越是靜默,她越是情不自禁地想起某個少年的身影。那張帶著倔強的俊秀麵容,那雙偶爾露出狡黠卻更多顯露堅定的眼睛,彷彿近在咫尺,卻又如隔天涯。
卻不知道他如今怎樣了,歸塵有冇有治好他的傷?有冇有放他回嶽山?
他本不該經曆這一切。若她不是霖光……若這一切都冇有發生,他是不是已經順利飛昇成仙了?又或者,是不是如他所承諾的,執她之手,與她偕老?
可惜她從一開始就是霖光。甚至她與他的相識,都是從霖光的詛咒開始結下不解之緣。若她不是霖光,這一切或許都不會發生。
真是緣起緣滅,造化弄人。
淺歎一息後,躺在軟枕上的少女忽然開口:“讓吟濤也加快一些,快點找到歸塵……一日不找到他,我便一日不踏實。”
收拾桌麵的青鸞愣了一瞬,又恭敬應諾了一聲。
正此時。
“啪——”一聲響動,門竟被撞開!
薑小滿幾乎條件反射般坐了起來,羽霜則擋在她身前,警覺地低喝:“誰?!大膽,不知道這是東淵君的憩所嗎?”
待看清來人,兩人才驀地一驚。
“是你?”
“文姑娘!?”
*
短髮姑娘穿著薄薄的鵝黃羅裙,樂嗬嗬地大步進了屋。她完全不把自己當外人,徑直奔向軟床,輕車熟路地一躍而上,緊挨著薑小滿坐下。
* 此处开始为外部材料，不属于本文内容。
# meyerls/FruitNeRF

Hardware: AMD Instinct MI355X
Metric: train rays/sec, fruit_nerf on synthetic apple 800x800 (higher is better)
Workload: dtype f32 fwd (MLP GEMMs: 3-piece bf16 split, 6 products, ~2^-24) / 2-piece bwd (dX, dW: 3 products, ~2^-17; its forward recompute 3-piece); everything else f32

## Files before the change

### fruitnerf_amd/csrc/hash_sources.hpp

```cpp
#pragma once
#include "common.hpp"

namespace fnr {

struct RaySource {
  RaysDev rays;
  const float* euclid;
  int S;
  __device__ __forceinline__ void position(long long n, float& px, float& py, float& pz) const {
    long long r = n / S;
    int k = (int)(n - r * S);
    const float* b = euclid + r * (S + 1) + k;
    ray_position(rays.origins + 3 * r, rays.directions + 3 * r, b[0], b[1], px, py, pz);
  }
};

struct LatticeSource {
  const float* xs;
  const float* ys;
  const float* zs;
  int n_y, n_z;
  long long ray_begin;
  __device__ __forceinline__ void position(long long n, float& px, float& py, float& pz) const {
    long long r = n / n_z;
    int k = (int)(n - r * n_z);
    r += ray_begin;
    long long ix = r / n_y;
    int iy = (int)(r - ix * n_y);
    px = xs[ix];
    py = ys[iy];
    pz = zs[k];
  }
};

__device__ __forceinline__ void blend_input_grad(const float (&d)[8], const float (&o)[3], float (&g)[3]) {
  const float ox = o[0], oy = o[1], oz = o[2];
  const float mx = 1.0f - ox, my = 1.0f - oy, mz = 1.0f - oz;
  g[0] = oz * (oy * (d[0] - d[3]) + my * (d[1] - d[2])) + mz * (oy * (d[4] - d[7]) + my * (d[5] - d[6]));
  g[1] = oz * (ox * (d[0] - d[1]) + mx * (d[3] - d[2])) + mz * (ox * (d[4] - d[5]) + mx * (d[7] - d[6]));
  g[2] = oy * (ox * (d[0] - d[4]) + mx * (d[3] - d[7])) + my * (ox * (d[1] - d[5]) + mx * (d[2] - d[6]));
}

__device__ __forceinline__ void decode_block(int b, int L, long long nsb, int& level, long long& sb) {
  if ((L & 7) == 0) {
    const int xcd = b & 7;
    const long long q = b >> 3;
    const int li = (int)(q / nsb);
    sb = q - (long long)li * nsb;
    const int base = (li >> 1) * 8 + xcd;
    level = (li & 1) ? (L - 1 - base) : base;
  } else {
    level = b % L;
    sb = b / L;
  }
}

}
```

### fruitnerf_amd/csrc/hashgrid.hip

```cpp
#include <type_traits>

#include "hash_sources.hpp"
#include "sequencer.hpp"

namespace fnr {

constexpr int ENC_SPT = 2;

template <class Source>
__global__ __launch_bounds__(256) void k_hash_encode(GridDev grid, Warp warp, Source src, long long N,
                                                     float2* __restrict__ feats, uint8_t* __restrict__ selector,
                                                     float2* __restrict__ jac) {
  const long long nsb = (N + 256 * ENC_SPT - 1) / (256 * ENC_SPT);
  int level;
  long long sb;
  decode_block(blockIdx.x, grid.n_levels, nsb, level, sb);
  const uint32_t mask = (1u << grid.log2_T) - 1u;
  const float2* lt = grid.table + ((size_t)level << grid.log2_T);
  const int scaling = grid.scalings[level];
  uint32_t h[ENC_SPT][8];
  float o[ENC_SPT][3];
  bool sel[ENC_SPT];
  long long n[ENC_SPT];
#pragma unroll
  for (int u = 0; u < ENC_SPT; ++u) {
    n[u] = sb * (256 * ENC_SPT) + u * 256 + threadIdx.x;
    const long long nn = n[u] < N ? n[u] : N - 1;
    float px, py, pz, x[3];
    src.position(nn, px, py, pz);
    sel[u] = warp_position(warp, px, py, pz, x);
    const GridLevel g = grid_cell(x, scaling);
    grid_corners(g, mask, h[u]);
    o[u][0] = g.o[0], o[u][1] = g.o[1], o[u][2] = g.o[2];
  }
  const bool odd = threadIdx.x & 1;
  PairedRows rows[ENC_SPT];
#pragma unroll
  for (int u = 0; u < ENC_SPT; ++u) rows[u] = paired_rows(h[u], odd);
  float2 va[ENC_SPT][4], vb[ENC_SPT][4];
#pragma unroll
  for (int u = 0; u < ENC_SPT; ++u) {
#pragma unroll
    for (int j = 0; j < 4; ++j) va[u][j] = lt[rows[u].a[j]];
#pragma unroll
    for (int j = 0; j < 4; ++j) vb[u][j] = lt[rows[u].b[j]];
  }
  float2 v[ENC_SPT][8];
#pragma unroll
  for (int u = 0; u < ENC_SPT; ++u) paired_values(va[u], vb[u], odd, v[u]);
#pragma unroll
  for (int u = 0; u < ENC_SPT; ++u) {
    if (n[u] >= N) continue;
    feats[(size_t)level * N + n[u]] = grid_interp(v[u], o[u]);
    if (level == 0 && selector) selector[n[u]] = sel[u] ? 1 : 0;
    if (jac) {
      float dx[8], dy[8], gx[3], gy[3];
#pragma unroll
      for (int k = 0; k < 8; ++k) dx[k] = v[u][k].x, dy[k] = v[u][k].y;
      blend_input_grad(dx, o[u], gx);
      blend_input_grad(dy, o[u], gy);
      const float s = sel[u] ? (float)scaling : 0.0f;
#pragma unroll
      for (int a = 0; a < 3; ++a) ntc_store<NT_JAC_ST>(&jac[((size_t)level * 3 + a) * N + n[u]], make_float2(s * gx[a], s * gy[a]));
    }
  }
}

template <class Source>
static int launch_encode(const fnr_grid* grid, const fnr_warp* warp, const Source& src, long long N, float* feats,
                         uint8_t* selector, float* jacobian, void* stream) {
  FNR_CHECK_ARG(grid && warp && feats, "hash_encode: null argument");
  FNR_CHECK_ARG(grid->n_levels >= 1 && grid->n_levels <= FNR_MAX_LEVELS, "hash_encode: n_levels %d out of range",
                grid->n_levels);
  FNR_CHECK_ARG(grid->log2_hashmap_size >= 1 && grid->log2_hashmap_size <= 28, "hash_encode: log2_hashmap_size");
  if (N == 0) return FNR_OK;
  const long long nsb = (N + 256 * ENC_SPT - 1) / (256 * ENC_SPT);
  const long long nblk = nsb * grid->n_levels;
  FNR_CHECK_ARG(nblk < (1ll << 31), "hash_encode: too many samples for one launch (%lld)", N);
  constexpr int prof_op = std::is_same<Source, LatticeSource>::value ? OP_ENCODE_LATTICE : OP_ENCODE_FWD;
  FNR_PROF(prof_op, N);
  hipLaunchKernelGGL((k_hash_encode<Source>), dim3((unsigned)nblk), dim3(256), 0, as_stream(stream), make_grid(grid),
                     make_warp(warp), src, N, reinterpret_cast<float2*>(feats), selector,
                     reinterpret_cast<float2*>(jacobian));
  FNR_LAUNCH_CHECK();
  return FNR_OK;
}

template <int L, int H>
__global__ __launch_bounds__(256) void k_prop_density(GridDev grid, Warp warp, RaySource src, long long N,
                                                      const float* __restrict__ w0, const float* __restrict__ b0,
                                                      const float* __restrict__ w1, const float* __restrict__ b1,
                                                      float* __restrict__ density, float2* __restrict__ feat_save) {
  const long long n = (long long)blockIdx.x * 256 + threadIdx.x;
  if (n >= N) return;
  float px, py, pz, x[3];
  src.position(n, px, py, pz);
  const bool sel = warp_position(warp, px, py, pz, x);
  const uint32_t mask = (1u << grid.log2_T) - 1u;
  float f[2 * L];
#pragma unroll
  for (int l = 0; l < L; ++l) {
    float2 v = grid_lookup(grid.table + ((size_t)l << grid.log2_T), x, grid.scalings[l], mask);
    f[2 * l] = v.x;
    f[2 * l + 1] = v.y;
    if (feat_save) ntc_store<NT_PROP_FEATS>(&feat_save[(size_t)l * N + n], v);
  }
  float out = b1[0];
#pragma unroll
  for (int o = 0; o < H; ++o) {
    float a = b0[o];
#pragma unroll
    for (int k = 0; k < 2 * L; ++k) a = fmaf(w0[o * 2 * L + k], f[k], a);
    a = fmaxf(a, 0.0f);
    out = fmaf(w1[o], a, out);
  }
  density[n] = sel ? expf(out) : 0.0f;
}

}

using namespace fnr;

extern "C" int fnr_hash_encode_fwd(const fnr_grid* grid, const fnr_warp* warp, const fnr_rays* rays,
                                   const float* euclid_bins, int S, float* feats, uint8_t* selector, float* jacobian,
                                   void* stream) {
  if (seq::recording() && grid && warp && rays) {
    const fnr_grid grid_ = *grid;
    const fnr_warp warp_ = *warp;
    const fnr_rays rays_ = *rays;
    seq::push("fnr_hash_encode_fwd", [=](const fnr_step_scalars*) {
      return fnr_hash_encode_fwd(&grid_, &warp_, &rays_, euclid_bins, S, feats, selector, jacobian, stream);
    });
  }
  FNR_CHECK_ARG(rays && euclid_bins && S > 0, "hash_encode_fwd: null rays/bins or S<=0");
  RaySource src{make_rays(rays), euclid_bins, S};
  return launch_encode(grid, warp, src, rays->n_rays * (long long)S, feats, selector, jacobian, stream);
}

extern "C" int fnr_hash_encode_lattice(const fnr_grid* grid, const fnr_warp* warp, const fnr_lattice* lat,
                                       int64_t ray_begin, int64_t n_rays, float* feats, uint8_t* selector,
                                       void* stream) {
  FNR_SEQ_UNRECORDABLE("fnr_hash_encode_lattice");
  FNR_CHECK_ARG(lat && lat->xs && lat->ys && lat->zs, "hash_encode_lattice: null lattice");
  FNR_CHECK_ARG(ray_begin >= 0 && n_rays >= 0 && ray_begin + n_rays <= (int64_t)lat->n_x * lat->n_y,
                "hash_encode_lattice: ray range [%lld,+%lld) outside %d x %d lattice", (long long)ray_begin,
                (long long)n_rays, lat->n_x, lat->n_y);
  LatticeSource src{lat->xs, lat->ys, lat->zs, lat->n_y, lat->n_z, ray_begin};
  return launch_encode(grid, warp, src, n_rays * (long long)lat->n_z, feats, selector, nullptr, stream);
}

extern "C" int fnr_prop_density_fwd(const fnr_prop_net* net, const fnr_warp* warp, const fnr_rays* rays,
                                    const float* euclid_bins, int S, float* density, float* feat_save, void* stream) {
  if (seq::recording() && net && warp && rays) {
    const fnr_prop_net net_ = *net;
    const fnr_warp warp_ = *warp;
    const fnr_rays rays_ = *rays;
    seq::push("fnr_prop_density_fwd", [=](const fnr_step_scalars*) {
      return fnr_prop_density_fwd(&net_, &warp_, &rays_, euclid_bins, S, density, feat_save, stream);
    });
  }
  FNR_CHECK_ARG(net && warp && rays && euclid_bins && density && S > 0, "prop_density_fwd: null argument");
  FNR_UNSUPPORTED(net->hidden_dim == 16, "prop_density_fwd: hidden_dim %d not built (16 only)", net->hidden_dim);
  const long long N = rays->n_rays * (long long)S;
  if (N == 0) return FNR_OK;
  RaySource src{make_rays(rays), euclid_bins, S};
  const unsigned nblk = (unsigned)((N + 255) / 256);
  GridDev g = make_grid(&net->grid);
  Warp w = make_warp(warp);
  float2* fs = reinterpret_cast<float2*>(feat_save);
  FNR_PROF(OP_PROP_FWD, N);
#define FNR_PROP_CASE(LL)                                                                                      \
  case LL:                                                                                                     \
    hipLaunchKernelGGL((k_prop_density<LL, 16>), dim3(nblk), dim3(256), 0, as_stream(stream), g, w, src, N,    \
                       net->w0, net->b0, net->w1, net->b1, density, fs);                                       \
    break;
  switch (net->grid.n_levels) {
    FNR_PROP_CASE(1)
    FNR_PROP_CASE(2)
    FNR_PROP_CASE(3)
    FNR_PROP_CASE(4)
    FNR_PROP_CASE(5)
    FNR_PROP_CASE(6)
    FNR_PROP_CASE(7)
    FNR_PROP_CASE(8)
    default:
      FNR_UNSUPPORTED(false, "prop_density_fwd: n_levels %d not built (1..8)", net->grid.n_levels);
  }
#undef FNR_PROP_CASE
  FNR_LAUNCH_CHECK();
  return FNR_OK;
}
```

Before: 6.492 million.

## Place hash-encode blocks on XCDs by per-level L2 footprint cost

```diff
diff --git a/fruitnerf_amd/csrc/encode_placement.hpp b/fruitnerf_amd/csrc/encode_placement.hpp
--- /dev/null
+++ b/fruitnerf_amd/csrc/encode_placement.hpp
@@ -0,0 +1,128 @@
+#pragma once
+
+#if defined(__HIPCC__) || defined(__CUDACC__)
+#define FNR_PLACEMENT_HD __host__ __device__
+#else
+#define FNR_PLACEMENT_HD
+#endif
+
+namespace fnr {
+
+constexpr int ENC_XCDS = 8;
+constexpr int ENC_MAX_SEGMENTS = 8;
+constexpr int ENC_MAX_PLACED_LEVELS = 64;
+constexpr long long ENC_L2_SMALL_BYTES = 1ll << 20, ENC_L2_FIT_BYTES = 2ll << 20;
+constexpr int ENC_COST_SMALL = 4, ENC_COST_FIT = 5;
+constexpr int ENC_COST_FILL_2 = 6, ENC_COST_FILL_4 = 7, ENC_COST_FILL_16 = 8, ENC_COST_FULL = 9;
+
+struct EncodePlacement {
+  int seg_q0[ENC_XCDS][ENC_MAX_SEGMENTS];
+  int seg_first[ENC_XCDS][ENC_MAX_SEGMENTS];
+  int seg_level[ENC_XCDS][ENC_MAX_SEGMENTS];
+  int n_seg[ENC_XCDS];
+  int run_blocks[ENC_XCDS];
+};
+
+inline long long encode_lattice_rows(int scaling) {
+  const long long r = (long long)scaling + 1;
+  return r > 1000000 ? (1ll << 60) : r * r * r;
+}
+inline int encode_level_cost(int scaling, int log2_T) {
+  const long long T = 1ll << log2_T, dense = encode_lattice_rows(scaling);
+  const long long bytes = 8 * (dense < T ? dense : T);
+  if (bytes <= ENC_L2_SMALL_BYTES) return ENC_COST_SMALL;
+  if (bytes <= ENC_L2_FIT_BYTES) return ENC_COST_FIT;
+  if (dense < 2 * T) return ENC_COST_FILL_2;
+  if (dense < 4 * T) return ENC_COST_FILL_4;
+  if (dense < 16 * T) return ENC_COST_FILL_16;
+  return ENC_COST_FULL;
+}
+
+inline void encode_cut_levels(int l0, int l1, long long nsb, const int* cost, const long long* num, long long den, long long* cut) {
+  typedef __int128 wide;
+  long long prefix[ENC_MAX_PLACED_LEVELS + 1];
+  prefix[l0] = 0;
+  for (int l = l0; l < l1; ++l) prefix[l + 1] = prefix[l] + nsb * cost[l];
+  const long long C = prefix[l1];
+  cut[0] = l0 * nsb;
+  cut[ENC_XCDS] = l1 * nsb;
+  for (int k = 1; k < ENC_XCDS; ++k) {
+    if (l1 == l0 || den <= 0) {
+      cut[k] = (num[k] >= den) ? cut[ENC_XCDS] : cut[0];
+      continue;
+    }
+    int l = l0;
+    while (l + 1 < l1 && (wide)den * prefix[l + 1] <= (wide)num[k] * C) ++l;
+    const wide w = cost[l];
+    wide j = (2 * ((wide)num[k] * C - (wide)den * prefix[l]) + den * w) / (2 * den * w);
+    if (j < 0) j = 0;
+    if (j > nsb) j = nsb;
+    cut[k] = l * nsb + (long long)j;
+    if (cut[k] < cut[k - 1]) cut[k] = cut[k - 1];
+  }
+}
+
+inline long long encode_partition(int L, long long nsb, const int* cost, EncodePlacement& out) {
+  if (L < 1 || L > ENC_MAX_PLACED_LEVELS || nsb < 1 || nsb * L >= (1ll << 31)) return 0;
+  for (int l = 0; l < L; ++l)
+    if (cost[l] < 1 || cost[l] > 1024) return 0;
+  int split = 0;
+  while (split < L && cost[split] < ENC_COST_FULL) ++split;
+  long long load[ENC_XCDS] = {}, q[ENC_XCDS] = {}, total = 0;
+  for (int x = 0; x < ENC_XCDS; ++x) out.n_seg[x] = 0;
+  for (int l = 0; l < L; ++l) total += nsb * cost[l];
+  bool placed[ENC_MAX_PLACED_LEVELS] = {};
+  for (int i = 0; i < split; ++i) {
+    int l = -1, x = 0;
+    for (int c = 0; c < split; ++c)
+      if (!placed[c] && (l < 0 || cost[c] > cost[l])) l = c;
+    for (int c = 1; c < ENC_XCDS; ++c)
+      if (load[c] < load[x]) x = c;
+    placed[l] = true;
+    const int s = out.n_seg[x]++;
+    if (s == ENC_MAX_SEGMENTS) return 0;
+    out.seg_q0[x][s] = (int)q[x];
+    out.seg_first[x][s] = 0;
+    out.seg_level[x][s] = l;
+    q[x] += nsb;
+    load[x] += nsb * cost[l];
+  }
+  long long num[ENC_XCDS + 1], cut[ENC_XCDS + 1];
+  num[0] = 0;
+  for (int x = 0; x < ENC_XCDS; ++x) num[x + 1] = num[x] + (total > ENC_XCDS * load[x] ? total - ENC_XCDS * load[x] : 0);
+  encode_cut_levels(split, L, nsb, cost, num, num[ENC_XCDS], cut);
+  long long longest = 0;
+  for (int x = 0; x < ENC_XCDS; ++x) {
+    long long g = cut[x];
+    const long long end = cut[x + 1];
+    while (g < end) {
+      const int s = out.n_seg[x]++;
+      if (s == ENC_MAX_SEGMENTS) return 0;
+      const long long level = g / nsb, first = g - level * nsb;
+      const long long count = (end - g < nsb - first) ? end - g : nsb - first;
+      out.seg_q0[x][s] = (int)q[x];
+      out.seg_first[x][s] = (int)first;
+      out.seg_level[x][s] = (int)level;
+      g += count;
+      q[x] += count;
+    }
+    out.run_blocks[x] = (int)q[x];
+    for (int s = out.n_seg[x]; s < ENC_MAX_SEGMENTS; ++s) out.seg_q0[x][s] = out.seg_first[x][s] = out.seg_level[x][s] = 0;
+    if (q[x] > longest) longest = q[x];
+  }
+  if (longest * ENC_XCDS >= (1ll << 31)) return 0;
+  return longest;
+}
+
+FNR_PLACEMENT_HD inline bool placement_lookup(const EncodePlacement& P, int b, int& level, long long& sb) {
+  const int xcd = b & (ENC_XCDS - 1), q = b >> 3;
+  if (q >= P.run_blocks[xcd]) return false;
+  int s = 0;
+  for (int t = 1; t < ENC_MAX_SEGMENTS; ++t)
+    if (t < P.n_seg[xcd] && q >= P.seg_q0[xcd][t]) s = t;
+  level = P.seg_level[xcd][s];
+  sb = (long long)P.seg_first[xcd][s] + (q - P.seg_q0[xcd][s]);
+  return true;
+}
+
+}
diff --git a/fruitnerf_amd/csrc/hash_sources.hpp b/fruitnerf_amd/csrc/hash_sources.hpp
--- a/fruitnerf_amd/csrc/hash_sources.hpp
+++ b/fruitnerf_amd/csrc/hash_sources.hpp
@@ -1,5 +1,6 @@
 #pragma once
 #include "common.hpp"
+#include "encode_placement.hpp"
 
 namespace fnr {
 
@@ -55,4 +56,11 @@
   }
 }
 
+__device__ __forceinline__ bool decode_block(const EncodePlacement& P, int placed, int b, int L, long long nsb, int& level,
+                                             long long& sb) {
+  if (placed) return placement_lookup(P, b, level, sb);
+  decode_block(b, L, nsb, level, sb);
+  return true;
 }
+
+}
diff --git a/fruitnerf_amd/csrc/hashgrid.hip b/fruitnerf_amd/csrc/hashgrid.hip
--- a/fruitnerf_amd/csrc/hashgrid.hip
+++ b/fruitnerf_amd/csrc/hashgrid.hip
@@ -10,11 +10,11 @@
 template <class Source>
 __global__ __launch_bounds__(256) void k_hash_encode(GridDev grid, Warp warp, Source src, long long N,
                                                      float2* __restrict__ feats, uint8_t* __restrict__ selector,
-                                                     float2* __restrict__ jac) {
+                                                     float2* __restrict__ jac, int placed, EncodePlacement placement) {
   const long long nsb = (N + 256 * ENC_SPT - 1) / (256 * ENC_SPT);
   int level;
   long long sb;
-  decode_block(blockIdx.x, grid.n_levels, nsb, level, sb);
+  if (!decode_block(placement, placed, blockIdx.x, grid.n_levels, nsb, level, sb)) return;
   const uint32_t mask = (1u << grid.log2_T) - 1u;
   const float2* lt = grid.table + ((size_t)level << grid.log2_T);
   const int scaling = grid.scalings[level];
@@ -75,13 +75,26 @@
   FNR_CHECK_ARG(grid->log2_hashmap_size >= 1 && grid->log2_hashmap_size <= 28, "hash_encode: log2_hashmap_size");
   if (N == 0) return FNR_OK;
   const long long nsb = (N + 256 * ENC_SPT - 1) / (256 * ENC_SPT);
-  const long long nblk = nsb * grid->n_levels;
+  long long nblk = nsb * grid->n_levels;
   FNR_CHECK_ARG(nblk < (1ll << 31), "hash_encode: too many samples for one launch (%lld)", N);
+  EncodePlacement placement = {};
+  int placed = 0;
+#ifndef FNR_ENCODE_FIXED_PLACEMENT
+  if ((grid->n_levels & 7) == 0 && !std::is_same<Source, LatticeSource>::value) {
+    int cost[FNR_MAX_LEVELS];
+    for (int l = 0; l < grid->n_levels; ++l) cost[l] = encode_level_cost(grid->scalings[l], grid->log2_hashmap_size);
+    const long long longest = encode_partition(grid->n_levels, nsb, cost, placement);
+    if (longest > 0) {
+      placed = 1;
+      nblk = longest * ENC_XCDS;
+    }
+  }
+#endif
   constexpr int prof_op = std::is_same<Source, LatticeSource>::value ? OP_ENCODE_LATTICE : OP_ENCODE_FWD;
   FNR_PROF(prof_op, N);
   hipLaunchKernelGGL((k_hash_encode<Source>), dim3((unsigned)nblk), dim3(256), 0, as_stream(stream), make_grid(grid),
                      make_warp(warp), src, N, reinterpret_cast<float2*>(feats), selector,
-                     reinterpret_cast<float2*>(jacobian));
+                     reinterpret_cast<float2*>(jacobian), placed, placement);
   FNR_LAUNCH_CHECK();
   return FNR_OK;
 }
```

After: 6.450 million. No clear change (-0.7%).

羽霜眉頭一皺,正欲上前把她弄走,被薑小滿抬手製止了。
那姑娘一臉笑意就要去握薑小滿的手,悠悠然道:“薑小滿,我一聽說你來了,忙不迭就趕過來了!這赤焰宮太大了,找得我暈頭轉向的!”
薑小滿任她握,略帶意外地側頭,“你怎麼會在這裡?”
文夢語狡黠地笑了幾聲,“嘿嘿,當時是災鳳把我帶到這兒來的,她說這裡絕對安全。不得不說,這可真是個好地方呀!我可以完全安靜地沉浸下來寫書稿……呃。”
說到一半,她才注意到薑小滿的表情,半眯著眼似笑非笑地盯著她。
文夢語心頭猛地一跳,笑容僵在臉上,結結巴巴地問:“等、等等,你現在是……薑小滿,還是……霖光?”
她這可嚇了個緊,原本的嬉笑瞬間褪去,手驀地一送,又撐著身子拚命往後挪。冷不丁一轉頭,竟撞上了羽霜的冷峻麵容,這下整個人僵在了床沿,不敢再動分毫。
薑小滿倒是被她逗樂了,眉毛一揚,“你希望本尊是哪個?”
聽聞這話,文夢語臉色更白了,即刻就從床上滑下來,“噗通”跪倒下來,雙手伏地頭不敢抬。
“東,東尊主!我……小,小人失禮,小人早已歸順瀚淵,方纔隻是因與您前身熟識,一時僭越,請您寬恕……”
四週一片沉寂,文夢語閉著眼屏息等待,忽聽得床上傳來一聲忍俊不禁的笑聲。
她戰戰兢兢地抬頭,見床上紅裙少女一臉得逞的笑意。
短髮姑娘整個身子霎時軟了下來,如脫力般大口喘息,雙腿也似被跪麻了一般,啪嗒一鬆。
“哎呀薑小滿,你真是嚇死我了!討厭!”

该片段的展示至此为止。